Input material section start

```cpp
vgs_status vgs_set_own_point_range(vgs_ctx* c, int64_t first, int64_t n_own) {
  if (!c || n_own < -1 || first < 0) return VGS_E_ARG;
  c->own_first = first;
  c->n_own = n_own;
  if (c->stage > ST_ADJACENCY) c->stage = ST_ADJACENCY;
// ... 187 lines not shown
```

vgs-svgs-segmentation_amd/csrc/vgs_context.hpp:

```cpp
#ifndef VGS_CONTEXT_HPP_
#define VGS_CONTEXT_HPP_

#include <hip/hip_runtime.h>
#include <stdint.h>
#include <string.h>

#include <string>
#include <vector>

#include "../../include/vgs.h"
#include "vgs_math.h"
#include "pairlist.hpp"

typedef VgsNode NodeRec;
static_assert(sizeof(NodeRec) == 64, "NodeRec must be 64 bytes");

#ifdef __HIPCC__
__device__ __forceinline__ int64_t vgs_xcd_item(unsigned int b, int64_t n) {
  const int64_t per = (n + 7) >> 3;
  return (int64_t)(b & 7u) * per + (int64_t)(b >> 3);
}
#endif
static inline unsigned int vgs_xcd_grid(int64_t n) { return (unsigned int)(((n + 7) >> 3) << 3); }

// ... 90 lines not shown

  const float* xyz = nullptr;
  DevBuf<float> xyz_buf[2];
  int xyz_cur = 0;
  hipStream_t s_h2d = nullptr, s_d2h = nullptr;
  hipEvent_t ev_h2d = nullptr, ev_d2h = nullptr;
  hipEvent_t ev_rb = nullptr;
  bool gathered = false;
  bool bricks_ready = false;
  bool staged = false;
  int64_t staged_n = 0;
  int staged_stride = 12;
  bool pt_labels_pending = false;
  bool labels_event_valid = false;
  bool d2h_open = false;
  const int32_t* d2h_src = nullptr;
  int64_t N = 0;
  int stride_f = 3;

  OctreeBox box;
  bool grid_pinned = false;
  bool grid_covers = false;
  int n_epochs = 0;

  DevBuf<uint64_t> code_a, code_b;
  DevBuf<uint32_t> perm_a, perm_b;
  DevBuf<uint8_t> sort_tmp;
  DevBuf<uint64_t> grow_state;
  DevBuf<uint32_t> pt_vox;
  DevBuf<uint32_t> vox_tile;
  DevBuf<uint32_t> head_flag;
  DevBuf<uint64_t> vox_code;
  DevBuf<uint32_t> vox_start;
  DevBuf<float> xs, ys, zs;
  int64_t Nf = 0;
  int64_t V = 0;
  int code_bits = 0;

  DevBuf<NodeRec> node;
  DevBuf<uint32_t> used_ids, used_rank;
  int64_t U = 0;

  DevBuf<uint64_t> hkey;
  DevBuf<uint32_t> hval;
  uint32_t hbits = 0;
  DevBuf<int32_t> offsets;
// ... 219 lines not shown
```

vgs-svgs-segmentation_amd/csrc/voxelize.hip:

```cpp
#include <cstddef>
#include <cstdlib>
#include <cstring>
#include <string.h>

#include <rocprim/rocprim.hpp>

#include <algorithm>
#include <cmath>
#include <limits>

#include "vgs_context.hpp"

bool OctreeBox::contains(const float* p) const {
  if (!defined) return false;
  for (int a = 0; a < 3; ++a)
    if ((double)p[a] < min[a] || (double)p[a] >= max[a]) return false;
  return true;
}

void OctreeBox::adopt(const float* p) {
  const double eps = (double)std::numeric_limits<float>::epsilon();
  while (true) {
    if (!defined) {
      for (int a = 0; a < 3; ++a) { min[a] = (double)p[a] - res / 2; max[a] = (double)p[a] + res / 2; }
// ... 15 lines not shown
      any = any || hi[a] || ((double)p[a] < min[a]);
    }
    if (!any) return;
    double side = (double)(1u << depth) * res;
    for (int a = 0; a < 3; ++a)
      if (!hi[a]) { min[a] -= side; shift[a] += (1ull << depth); }
    depth++;
    side = (double)(1u << depth) * res - eps;
    for (int a = 0; a < 3; ++a) max[a] = min[a] + side;
  }
}

__device__ __forceinline__ bool finite3(float x, float y, float z) {
  return (vm_bits(x) & 0x7f800000u) != 0x7f800000u && (vm_bits(y) & 0x7f800000u) != 0x7f800000u &&
         (vm_bits(z) & 0x7f800000u) != 0x7f800000u;
}

struct GrowState {
  double min[3], max[3], res;
  unsigned long long shift[3];
  unsigned long long found;
  long long start;
  int depth, defined, done, n_epochs, record, overflow;
  Epoch epochs[VGS_MAX_EPOCHS];
};

struct BoxD { double min[3], max[3]; int defined; };
__device__ __forceinline__ bool fv_outside(float x, float y, float z, const BoxD& g) {
  if (!finite3(x, y, z)) return false;
  return !g.defined || (double)x < g.min[0] || (double)x >= g.max[0] || (double)y < g.min[1] ||
         (double)y >= g.max[1] || (double)z < g.min[2] || (double)z >= g.max[2];
}

__global__ void k_first_violation(const float* __restrict__ xyz, int stride_f, int64_t n, GrowState* __restrict__ gs) {
  if (gs->done) return;
  BoxD box;
  for (int a = 0; a < 3; ++a) { box.min[a] = gs->min[a]; box.max[a] = gs->max[a]; }
  box.defined = gs->defined;
  unsigned long long* result = &gs->found;
  const int64_t start = gs->start;
  unsigned long long best = ~0ull;
  const int64_t tid = (int64_t)blockIdx.x * blockDim.x + threadIdx.x;
  const int64_t nthreads = box.defined ? (int64_t)gridDim.x * blockDim.x : (int64_t)8 * blockDim.x;
  if (tid >= nthreads) return;
  if (stride_f == 3 && (((uintptr_t)xyz) & 15u) == 0) {
    const float4* q = (const float4*)xyz;
// ... 93 lines not shown
    unsigned long long best = ~0ull;
    for (int64_t i = start + tid; i < n_prefix; i += 1024) {
      const float* p = xyz + i * stride_f;
      if (fv_outside(p[0], p[1], p[2], box)) { best = (unsigned long long)i; break; }
    }
    for (int o = 32; o > 0; o >>= 1) { const unsigned long long other = __shfl_down(best, o, 64); best = other < best ? other : best; }
    __syncthreads();
    if ((tid & 63) == 0) s_best[tid >> 6] = best;
    __syncthreads();
    if (tid == 0) {
      unsigned long long b = ~0ull;
      for (int w = 0; w < 16; ++w) b = s_best[w] < b ? s_best[w] : b;
      if (b == ~0ull) { if (S.start < n_prefix) S.start = n_prefix; S.found = ~0ull; s_best[0] = 0ull; }
      else if (pinned) { S.done = 2; s_best[0] = 0ull; }
      else { grow_adopt(xyz, stride_f, &S, b); s_best[0] = (S.done || S.overflow) ? 0ull : 1ull; }
    }
    __syncthreads();
    if (s_best[0] == 0ull) break;
    __syncthreads();
  }
  for (int k = tid; k < (int)(sizeof(GrowState) / 8); k += 1024) ((unsigned long long*)gs)[k] = ((const unsigned long long*)&S)[k];
}

template <typename KeyT>
__global__ void k_make_codes(const float* __restrict__ xyz, int stride_f, int64_t n, const GrowState* __restrict__ gs,
                             double res, int code_bits, KeyT* __restrict__ code, uint32_t* __restrict__ perm, int pack_shift) {
  int64_t i = (int64_t)blockIdx.x * blockDim.x + threadIdx.x;
  if (i >= n) return;
  const float* p = xyz + i * stride_f;
  float x = p[0], y = p[1], z = p[2];
  uint64_t c = 0;
  if (finite3(x, y, z)) {
    int e = gs->n_epochs - 1;
    while (e > 0 && i < gs->epochs[e].first) --e;
    const Epoch& ep = gs->epochs[e];
    uint32_t kx = vm_axis_key(x, ep.min[0], res) + (uint32_t)(gs->shift[0] - ep.shift[0]);
    uint32_t ky = vm_axis_key(y, ep.min[1], res) + (uint32_t)(gs->shift[1] - ep.shift[1]);
    uint32_t kz = vm_axis_key(z, ep.min[2], res) + (uint32_t)(gs->shift[2] - ep.shift[2]);
    c = (1ull << code_bits) | vm_morton(kx, ky, kz);
  }
  if (pack_shift > 0) { code[i] = (KeyT)((c << pack_shift) | (uint64_t)i); return; }
  code[i] = (KeyT)c;
  perm[i] = (uint32_t)i;
}
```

Input material section end

Task prompt —
Using the listing, copy every line where the word "depth" shows up.

Result of this task —
    double side = (double)(1u << depth) * res;
      if (!hi[a]) { min[a] -= side; shift[a] += (1ull << depth); }
    depth++;
    side = (double)(1u << depth) * res - eps;
  int depth, defined, done, n_epochs, record, overflow;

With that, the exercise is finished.